A Advocacia-Geral da União (AGU) só iniciará processo para recuperar os recursos desviados pelo esquema do mensalão caso haja determinação expressa da Justiça ou dos órgãos públicos. De acordo com o advogado-geral da União, Luís Inácio Adams, é assim que o órgão atua em outros casos: “Não faz sentido entrar com nova ação. Se vai ter decisão, espero a decisão”. Adams lembrou ainda que o Ministério Público já tenta reaver o dinheiro desviado, mas, por ora, não obteve sucesso.

Há uma polêmica entre os ministros do Supremo Tribunal Federal sobre a recuperação das verbas, estimadas em R$ 100 milhões. Há quem defenda que a quantia seja estipulada na decisão. Outra corrente diz que não há como determinar o valor exato do desvio e a proporção que cada condenado deveria devolver. Alguns ainda alegam que a regra para a recomposição ao erário foi explicitada em lei posterior ao valerioduto.

Adams esteve ontem no Supremo para se despedir do ministro Carlos Ayres Britto, a quem entregou uma placa com homenagem da AGU. Britto teve ontem um último dia discreto na presidência da Corte. O ministro completa 70 anos amanhã e, pela lei, é obrigado a deixar a toga. Em sua despedida, atendeu a visitas e preferiu não dar entrevistas.

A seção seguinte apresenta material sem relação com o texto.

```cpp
int op_conv_call(int device, ConvOp a, void* stream_) {
    if (const char* why = conv_refusal(a)) return fail(nullptr, EAMM_ERR_ARG, "%s: %s", a.name, why);
    DeviceGuard guard(device);
    if (guard.status != hipSuccess) return fail(nullptr, EAMM_ERR_HIP, "hipSetDevice failed");
    a.s = reinterpret_cast<hipStream_t>(stream_);
    OpBuffers t(device, a.s);
    if (int rc = op_conv_run(&t, a)) return fail(nullptr, rc, "%s", t.err.c_str());
    return EAMM_OK;
// ... 84 lines not shown
```

eamm_amd/csrc/kernels.h:

```cpp
#pragma once
#include <hip/hip_runtime.h>
#include <stddef.h>
#include <stdint.h>

namespace eamm {

constexpr int CONV_BK = 32;
constexpr int CONV_LDK = CONV_BK + 4;
inline size_t round64(size_t n) { return (n + 63) / 64 * 64; }
constexpr int KP_STRIDE = 8;

enum Act { ACT_NONE = 0, ACT_RELU = 1, ACT_SIGMOID = 2 };

void note_mfma_flops(double flops);
double take_mfma_flops();
double total_mfma_flops();

long long knob_int(const char* name, long long dflt);
int knobs_json(char* buf, int cap);

struct ConvArgs {
    const float* in0;
    const float* in1;
    int C0, C1;
// ... 59 lines not shown
hipError_t conv_launch(const ConvLayer& L, const ConvIO& io, hipStream_t stream, int force_splits = 0);

struct PatchLayer {
    int C0 = 0, C1 = 0, Cout = 0;
    float* w = nullptr;
    float* w_poly = nullptr;
    float* w_poly3 = nullptr;
    float* bias = nullptr;
};
size_t patch_packed_elems(int Cin_packed, int Cout);
size_t patch_poly_packed_elems(int Cin_packed, int Cout);
void patch_poly_pack_host(const float* w_oihw_3x3, int Cout, int Cin, const int* cin_map, int cin_packed, float* dst);
size_t patch_poly_split_packed_elems(int Cin_packed, int Cout);
void patch_poly_pack_split_host(const float* w_oihw_3x3, int Cout, int Cin, const int* cin_map, int cin_packed, uint16_t* dst);
hipError_t patch_poly_launch(const PatchLayer& L, const float* in0, const float* in1, int B, int H, int W, int act,
                             float* out, hipStream_t stream, int splits = 1, float* partial = nullptr, size_t partial_cap = 0);
int patch_poly_splits(const PatchLayer& L, int B, int H, int W, int max_splits, int cus);
void patch_pack_host(const float* w_oihw_3x3, int Cout, int Cin, const int* cin_map, int cin_packed, float* dst);
hipError_t patch_phase_launch(const PatchLayer& L, const float* in0, const float* in1, int B, int H, int W, int act,
                              float* out, hipStream_t stream);

hipError_t conv_col7_launch(const float* in, int C, int B, int H, int W, const float* w_swizzled, float* out,
                            hipStream_t stream);
hipError_t conv_col7_fused_launch(const float* in, int C, int B, int H, int W, const float* w_swizzled, const float* bias,
                                  float* out_nchw, hipStream_t stream, const float* w_split = nullptr);
size_t col7_split_packed_elems(int cin_packed);
void col7_pack_split_host(const float* w_rowsplit, int Cout, int Cin, const int* cin_map, int cin_packed, uint16_t* dst);

hipError_t final_shift_sum_launch(const float* part , const float* bias ,
                                  int n, int H, int W, float* out , hipStream_t s);
hipError_t conv_col7s_launch(const float* in0, int C0, const float* in1, int C1, int B, int H, int W, const float* w_swizzled,
// ... 279 lines not shown
```

Measured before the change: 4419 frames/s.

## Make patch-poly upsample conv persistent, walking unit ranges with cross-unit prefetch

The patch-poly upsampling conv kernel becomes persistent. Each workgroup now walks a contiguous range of (ntile, split, tile, batch) units, and the grid is capped at the CU count, or that count divided by the concurrent chains. While the last channel chunk of one unit computes, the kernel prefetches the first weight and patch chunk of the next unit, so the per-block prologue DMA stall and launch overhead are hidden across units. The trade-offs are extra index bookkeeping, less parallelism when there are few units, and possible load imbalance. Optional cycle-stamp instrumentation is added behind an experiments flag.

```diff
diff --git a/eamm_amd/csrc/api_common.h b/eamm_amd/csrc/api_common.h
--- a/eamm_amd/csrc/api_common.h
+++ b/eamm_amd/csrc/api_common.h
@@ -51,6 +51,8 @@
     int skinny_max_m = 16384;
     int patch_split_max = 4;
     int patch_min_blocks = 128;
+    int patch_walk = 1;
+    int concurrent_chains = 1;
 };
 
 struct DeviceGuard {
@@ -366,6 +368,11 @@
     return (S.has_dma && M >= (size_t)c->dma_min_m) ? S.dma : S.base;
 }
 
+inline int patch_walk_wgs(int mode, int cus, int chains, int splits) {
+    if (mode <= 0 || splits > 1) return 0;
+    return mode == 1 ? cus : std::max(1, cus / std::max(1, chains));
+}
+
 int launch_up(CtxBase* c, const LayerSet& S, const ConvIO& io, hipStream_t s) {
     if (S.has_patch) {
         int cus = 256;
@@ -379,7 +386,7 @@
         if (blocks >= c->patch_min_blocks && io.Hin >= 16 && io.Win >= 16 && io.act == ACT_RELU && !io.resid && !io.out2 && !io.pool && !io.nchw) {
             if (S.patch.w_poly)
                 HIP_TRY(c, patch_poly_launch(S.patch, io.in0, io.in1, io.B, io.Hin, io.Win, io.act, io.out, s, splits, io.partial,
-                                             io.partial_cap));
+                                             io.partial_cap, patch_walk_wgs(c->patch_walk, cus, c->concurrent_chains, splits)));
             else
                 HIP_TRY(c, patch_phase_launch(S.patch, io.in0, io.in1, io.B, io.Hin, io.Win, io.act, io.out, s));
             return EAMM_OK;
@@ -405,6 +412,7 @@
     c->dma_cfg_n64 = env_int("EAMM_DMA_CFG_N64", c->dma_cfg_n64);
     c->patch_min_blocks = env_int("EAMM_PATCH_MIN_BLOCKS", c->patch_min_blocks);
     c->patch_split_max = env_int("EAMM_PATCH_SPLIT_MAX", c->patch_split_max);
+    c->patch_walk = env_int("EAMM_PATCH_WALK", c->patch_walk);
     c->skinny_max_m = env_int("EAMM_SKINNY_MAX_M", c->skinny_max_m);
 }
 
diff --git a/eamm_amd/csrc/conv_mfma_patch_poly.hip b/eamm_amd/csrc/conv_mfma_patch_poly.hip
--- a/eamm_amd/csrc/conv_mfma_patch_poly.hip
+++ b/eamm_amd/csrc/conv_mfma_patch_poly.hip
@@ -39,10 +39,25 @@
     int splits;
     float* partial;
     size_t slab;
+    int units;
+    int units_q, units_r;
+    long long* stamps;
 };
 
-template <int FORM>
+struct PatchPolyUnit {
+    int nk;
+    int tyx;
+    int b;
+    __device__ int ntile() const { return nk & 0xFFFF; }
+    __device__ int ks() const { return nk >> 16; }
+    __device__ int tx0() const { return tyx & 0xFFFF; }
+    __device__ int ty0() const { return tyx >> 16; }
+};
+
+template <int FORM_>
 __global__ __launch_bounds__(ZWAVES * 64) void conv_patch_poly_kernel(const PatchPolyArgs p) {
+    constexpr int FORM = FORM_ & 1;
+    constexpr bool STAMP = FORM_ >= 2;
     constexpr int BK = CONV_BK;
     constexpr int A_STAGE = ZPAD * BK;
     constexpr int B_STAGE = 9 * ZBN * BK;
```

Passaportes O empresário Marcos Valério entregou seu segundo passaporte ao Supremo na quarta-feira, um dia depois do prazo determinado pelo relator Joaquim Barbosa. Sua defesa alega que não havia sido notificada. Valério refez o documento, após entregar o primeiro à Procuradoria-Geral da República no início do processo. Assim como o advogado do ex-dirigente do Banco Rural José Roberto Salgado, o defensor do ex-ministro da Casa Civil José Dirceu recorreu ontem da decisão de Barbosa de recolher os passaportes dos condenados.